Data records
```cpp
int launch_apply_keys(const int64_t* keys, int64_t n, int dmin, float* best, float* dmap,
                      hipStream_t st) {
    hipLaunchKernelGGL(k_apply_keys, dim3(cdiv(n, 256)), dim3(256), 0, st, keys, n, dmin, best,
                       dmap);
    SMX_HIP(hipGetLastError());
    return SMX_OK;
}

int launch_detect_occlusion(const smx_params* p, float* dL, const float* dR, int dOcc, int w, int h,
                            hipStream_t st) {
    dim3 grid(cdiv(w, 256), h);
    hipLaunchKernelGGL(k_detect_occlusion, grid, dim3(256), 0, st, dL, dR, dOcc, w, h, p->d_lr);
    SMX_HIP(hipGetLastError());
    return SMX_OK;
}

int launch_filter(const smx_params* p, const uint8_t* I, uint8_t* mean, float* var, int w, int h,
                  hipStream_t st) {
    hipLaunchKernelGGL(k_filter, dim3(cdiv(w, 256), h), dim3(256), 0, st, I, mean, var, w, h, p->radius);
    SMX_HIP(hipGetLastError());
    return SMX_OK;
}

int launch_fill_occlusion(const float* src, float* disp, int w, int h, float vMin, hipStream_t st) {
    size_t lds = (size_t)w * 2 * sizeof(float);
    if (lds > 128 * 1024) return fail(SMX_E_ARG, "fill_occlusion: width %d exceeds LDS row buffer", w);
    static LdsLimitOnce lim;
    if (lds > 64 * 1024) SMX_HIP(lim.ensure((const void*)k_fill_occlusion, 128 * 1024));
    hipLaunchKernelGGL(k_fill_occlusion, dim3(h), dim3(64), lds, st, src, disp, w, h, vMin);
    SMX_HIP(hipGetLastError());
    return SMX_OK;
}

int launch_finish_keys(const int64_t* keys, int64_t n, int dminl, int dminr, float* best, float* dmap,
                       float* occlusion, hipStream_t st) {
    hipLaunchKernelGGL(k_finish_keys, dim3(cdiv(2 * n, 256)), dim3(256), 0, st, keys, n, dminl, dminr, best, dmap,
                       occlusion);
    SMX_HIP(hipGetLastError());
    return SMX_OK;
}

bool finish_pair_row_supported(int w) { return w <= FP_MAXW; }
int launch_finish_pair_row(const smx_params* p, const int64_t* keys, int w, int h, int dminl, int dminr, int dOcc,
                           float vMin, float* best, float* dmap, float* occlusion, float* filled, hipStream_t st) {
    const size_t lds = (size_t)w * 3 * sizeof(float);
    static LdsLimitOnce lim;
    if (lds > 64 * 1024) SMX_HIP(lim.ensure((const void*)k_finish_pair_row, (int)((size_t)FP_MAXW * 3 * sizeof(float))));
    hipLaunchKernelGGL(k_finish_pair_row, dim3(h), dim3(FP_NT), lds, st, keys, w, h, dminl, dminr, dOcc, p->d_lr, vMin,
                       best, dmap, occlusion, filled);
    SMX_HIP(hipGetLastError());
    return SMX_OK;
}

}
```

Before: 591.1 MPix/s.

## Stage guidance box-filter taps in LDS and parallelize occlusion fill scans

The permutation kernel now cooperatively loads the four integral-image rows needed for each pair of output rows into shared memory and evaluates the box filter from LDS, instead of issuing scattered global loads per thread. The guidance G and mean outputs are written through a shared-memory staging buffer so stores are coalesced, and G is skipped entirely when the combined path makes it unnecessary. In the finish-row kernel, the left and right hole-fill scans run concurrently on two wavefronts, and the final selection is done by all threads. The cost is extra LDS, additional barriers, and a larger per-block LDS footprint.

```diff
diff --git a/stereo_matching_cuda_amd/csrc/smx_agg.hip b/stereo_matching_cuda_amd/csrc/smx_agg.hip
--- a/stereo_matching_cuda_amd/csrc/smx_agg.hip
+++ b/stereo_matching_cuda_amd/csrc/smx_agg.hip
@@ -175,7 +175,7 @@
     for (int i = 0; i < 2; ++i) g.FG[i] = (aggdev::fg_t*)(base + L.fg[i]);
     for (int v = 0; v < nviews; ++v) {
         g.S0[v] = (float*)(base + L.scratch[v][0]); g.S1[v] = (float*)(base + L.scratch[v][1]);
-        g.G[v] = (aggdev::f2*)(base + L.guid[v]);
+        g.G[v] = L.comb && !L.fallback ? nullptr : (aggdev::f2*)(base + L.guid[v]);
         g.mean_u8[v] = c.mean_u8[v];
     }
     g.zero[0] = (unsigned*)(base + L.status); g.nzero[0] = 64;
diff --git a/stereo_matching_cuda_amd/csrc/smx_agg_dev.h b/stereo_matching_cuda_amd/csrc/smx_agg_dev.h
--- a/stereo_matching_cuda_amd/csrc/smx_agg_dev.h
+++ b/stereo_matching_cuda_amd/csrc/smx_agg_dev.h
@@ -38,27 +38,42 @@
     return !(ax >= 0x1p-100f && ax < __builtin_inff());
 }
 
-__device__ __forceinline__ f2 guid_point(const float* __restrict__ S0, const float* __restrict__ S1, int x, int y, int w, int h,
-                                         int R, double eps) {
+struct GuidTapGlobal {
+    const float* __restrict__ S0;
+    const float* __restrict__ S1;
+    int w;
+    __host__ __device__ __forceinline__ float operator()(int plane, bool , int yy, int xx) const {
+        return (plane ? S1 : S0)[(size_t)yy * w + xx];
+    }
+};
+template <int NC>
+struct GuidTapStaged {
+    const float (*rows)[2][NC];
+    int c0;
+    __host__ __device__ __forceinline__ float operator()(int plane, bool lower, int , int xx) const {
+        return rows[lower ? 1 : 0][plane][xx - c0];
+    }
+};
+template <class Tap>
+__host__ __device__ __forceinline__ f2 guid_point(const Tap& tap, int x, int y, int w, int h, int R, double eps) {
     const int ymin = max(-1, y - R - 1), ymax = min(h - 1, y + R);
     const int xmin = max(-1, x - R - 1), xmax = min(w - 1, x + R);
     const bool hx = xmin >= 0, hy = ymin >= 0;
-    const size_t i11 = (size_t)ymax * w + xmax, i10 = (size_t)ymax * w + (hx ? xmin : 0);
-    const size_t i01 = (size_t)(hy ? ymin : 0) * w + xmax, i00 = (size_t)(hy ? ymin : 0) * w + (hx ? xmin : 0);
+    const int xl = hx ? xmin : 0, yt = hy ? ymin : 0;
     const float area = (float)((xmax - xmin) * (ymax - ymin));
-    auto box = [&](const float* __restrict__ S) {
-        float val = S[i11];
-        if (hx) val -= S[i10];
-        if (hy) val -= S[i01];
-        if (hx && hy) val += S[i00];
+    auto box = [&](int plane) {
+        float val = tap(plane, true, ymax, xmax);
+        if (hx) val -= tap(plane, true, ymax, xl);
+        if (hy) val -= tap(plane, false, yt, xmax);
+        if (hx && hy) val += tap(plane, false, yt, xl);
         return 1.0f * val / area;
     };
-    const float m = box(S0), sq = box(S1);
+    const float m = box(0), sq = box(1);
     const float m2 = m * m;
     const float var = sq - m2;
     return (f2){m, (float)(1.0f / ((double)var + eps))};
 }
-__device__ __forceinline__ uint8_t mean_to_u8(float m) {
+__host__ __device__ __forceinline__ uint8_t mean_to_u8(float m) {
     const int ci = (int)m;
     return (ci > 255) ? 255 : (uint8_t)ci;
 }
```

YOUR OBJECTIVE =>
Each entry must be output exactly as it was written.

TASK OUTPUT =>
```cpp
int launch_apply_keys(const int64_t* keys, int64_t n, int dmin, float* best, float* dmap,
                      hipStream_t st) {
    hipLaunchKernelGGL(k_apply_keys, dim3(cdiv(n, 256)), dim3(256), 0, st, keys, n, dmin, best,
                       dmap);
    SMX_HIP(hipGetLastError());
    return SMX_OK;
}

int launch_detect_occlusion(const smx_params* p, float* dL, const float* dR, int dOcc, int w, int h,
                            hipStream_t st) {
    dim3 grid(cdiv(w, 256), h);
    hipLaunchKernelGGL(k_detect_occlusion, grid, dim3(256), 0, st, dL, dR, dOcc, w, h, p->d_lr);
    SMX_HIP(hipGetLastError());
    return SMX_OK;
}

int launch_filter(const smx_params* p, const uint8_t* I, uint8_t* mean, float* var, int w, int h,
                  hipStream_t st) {
    hipLaunchKernelGGL(k_filter, dim3(cdiv(w, 256), h), dim3(256), 0, st, I, mean, var, w, h, p->radius);
    SMX_HIP(hipGetLastError());
    return SMX_OK;
}

int launch_fill_occlusion(const float* src, float* disp, int w, int h, float vMin, hipStream_t st) {
    size_t lds = (size_t)w * 2 * sizeof(float);
    if (lds > 128 * 1024) return fail(SMX_E_ARG, "fill_occlusion: width %d exceeds LDS row buffer", w);
    static LdsLimitOnce lim;
    if (lds > 64 * 1024) SMX_HIP(lim.ensure((const void*)k_fill_occlusion, 128 * 1024));
    hipLaunchKernelGGL(k_fill_occlusion, dim3(h), dim3(64), lds, st, src, disp, w, h, vMin);
    SMX_HIP(hipGetLastError());
    return SMX_OK;
}

int launch_finish_keys(const int64_t* keys, int64_t n, int dminl, int dminr, float* best, float* dmap,
                       float* occlusion, hipStream_t st) {
    hipLaunchKernelGGL(k_finish_keys, dim3(cdiv(2 * n, 256)), dim3(256), 0, st, keys, n, dminl, dminr, best, dmap,
                       occlusion);
    SMX_HIP(hipGetLastError());
    return SMX_OK;
}

bool finish_pair_row_supported(int w) { return w <= FP_MAXW; }
int launch_finish_pair_row(const smx_params* p, const int64_t* keys, int w, int h, int dminl, int dminr, int dOcc,
                           float vMin, float* best, float* dmap, float* occlusion, float* filled, hipStream_t st) {
    const size_t lds = (size_t)w * 3 * sizeof(float);
    static LdsLimitOnce lim;
    if (lds > 64 * 1024) SMX_HIP(lim.ensure((const void*)k_finish_pair_row, (int)((size_t)FP_MAXW * 3 * sizeof(float))));
    hipLaunchKernelGGL(k_finish_pair_row, dim3(h), dim3(FP_NT), lds, st, keys, w, h, dminl, dminr, dOcc, p->d_lr, vMin,
                       best, dmap, occlusion, filled);
    SMX_HIP(hipGetLastError());
    return SMX_OK;
}

}
```

Before: 591.1 MPix/s.

## Stage guidance box-filter taps in LDS and parallelize occlusion fill scans

The permutation kernel now cooperatively loads the four integral-image rows needed for each pair of output rows into shared memory and evaluates the box filter from LDS, instead of issuing scattered global loads per thread. The guidance G and mean outputs are written through a shared-memory staging buffer so stores are coalesced, and G is skipped entirely when the combined path makes it unnecessary. In the finish-row kernel, the left and right hole-fill scans run concurrently on two wavefronts, and the final selection is done by all threads. The cost is extra LDS, additional barriers, and a larger per-block LDS footprint.

```diff
diff --git a/stereo_matching_cuda_amd/csrc/smx_agg.hip b/stereo_matching_cuda_amd/csrc/smx_agg.hip
--- a/stereo_matching_cuda_amd/csrc/smx_agg.hip
+++ b/stereo_matching_cuda_amd/csrc/smx_agg.hip
@@ -175,7 +175,7 @@
     for (int i = 0; i < 2; ++i) g.FG[i] = (aggdev::fg_t*)(base + L.fg[i]);
     for (int v = 0; v < nviews; ++v) {
         g.S0[v] = (float*)(base + L.scratch[v][0]); g.S1[v] = (float*)(base + L.scratch[v][1]);
-        g.G[v] = (aggdev::f2*)(base + L.guid[v]);
+        g.G[v] = L.comb && !L.fallback ? nullptr : (aggdev::f2*)(base + L.guid[v]);
         g.mean_u8[v] = c.mean_u8[v];
     }
     g.zero[0] = (unsigned*)(base + L.status); g.nzero[0] = 64;
diff --git a/stereo_matching_cuda_amd/csrc/smx_agg_dev.h b/stereo_matching_cuda_amd/csrc/smx_agg_dev.h
--- a/stereo_matching_cuda_amd/csrc/smx_agg_dev.h
+++ b/stereo_matching_cuda_amd/csrc/smx_agg_dev.h
@@ -38,27 +38,42 @@
     return !(ax >= 0x1p-100f && ax < __builtin_inff());
 }
 
-__device__ __forceinline__ f2 guid_point(const float* __restrict__ S0, const float* __restrict__ S1, int x, int y, int w, int h,
-                                         int R, double eps) {
+struct GuidTapGlobal {
+    const float* __restrict__ S0;
+    const float* __restrict__ S1;
+    int w;
+    __host__ __device__ __forceinline__ float operator()(int plane, bool , int yy, int xx) const {
+        return (plane ? S1 : S0)[(size_t)yy * w + xx];
+    }
+};
+template <int NC>
+struct GuidTapStaged {
+    const float (*rows)[2][NC];
+    int c0;
+    __host__ __device__ __forceinline__ float operator()(int plane, bool lower, int , int xx) const {
+        return rows[lower ? 1 : 0][plane][xx - c0];
+    }
+};
+template <class Tap>
+__host__ __device__ __forceinline__ f2 guid_point(const Tap& tap, int x, int y, int w, int h, int R, double eps) {
     const int ymin = max(-1, y - R - 1), ymax = min(h - 1, y + R);
     const int xmin = max(-1, x - R - 1), xmax = min(w - 1, x + R);
     const bool hx = xmin >= 0, hy = ymin >= 0;
-    const size_t i11 = (size_t)ymax * w + xmax, i10 = (size_t)ymax * w + (hx ? xmin : 0);
-    const size_t i01 = (size_t)(hy ? ymin : 0) * w + xmax, i00 = (size_t)(hy ? ymin : 0) * w + (hx ? xmin : 0);
+    const int xl = hx ? xmin : 0, yt = hy ? ymin : 0;
     const float area = (float)((xmax - xmin) * (ymax - ymin));
-    auto box = [&](const float* __restrict__ S) {
-        float val = S[i11];
-        if (hx) val -= S[i10];
-        if (hy) val -= S[i01];
-        if (hx && hy) val += S[i00];
+    auto box = [&](int plane) {
+        float val = tap(plane, true, ymax, xmax);
+        if (hx) val -= tap(plane, true, ymax, xl);
+        if (hy) val -= tap(plane, false, yt, xmax);
+        if (hx && hy) val += tap(plane, false, yt, xl);
         return 1.0f * val / area;
     };
-    const float m = box(S0), sq = box(S1);
+    const float m = box(0), sq = box(1);
     const float m2 = m * m;
     const float var = sq - m2;
     return (f2){m, (float)(1.0f / ((double)var + eps))};
 }
-__device__ __forceinline__ uint8_t mean_to_u8(float m) {
+__host__ __device__ __forceinline__ uint8_t mean_to_u8(float m) {
     const int ci = (int)m;
     return (ci > 255) ? 255 : (uint8_t)ci;
 }
```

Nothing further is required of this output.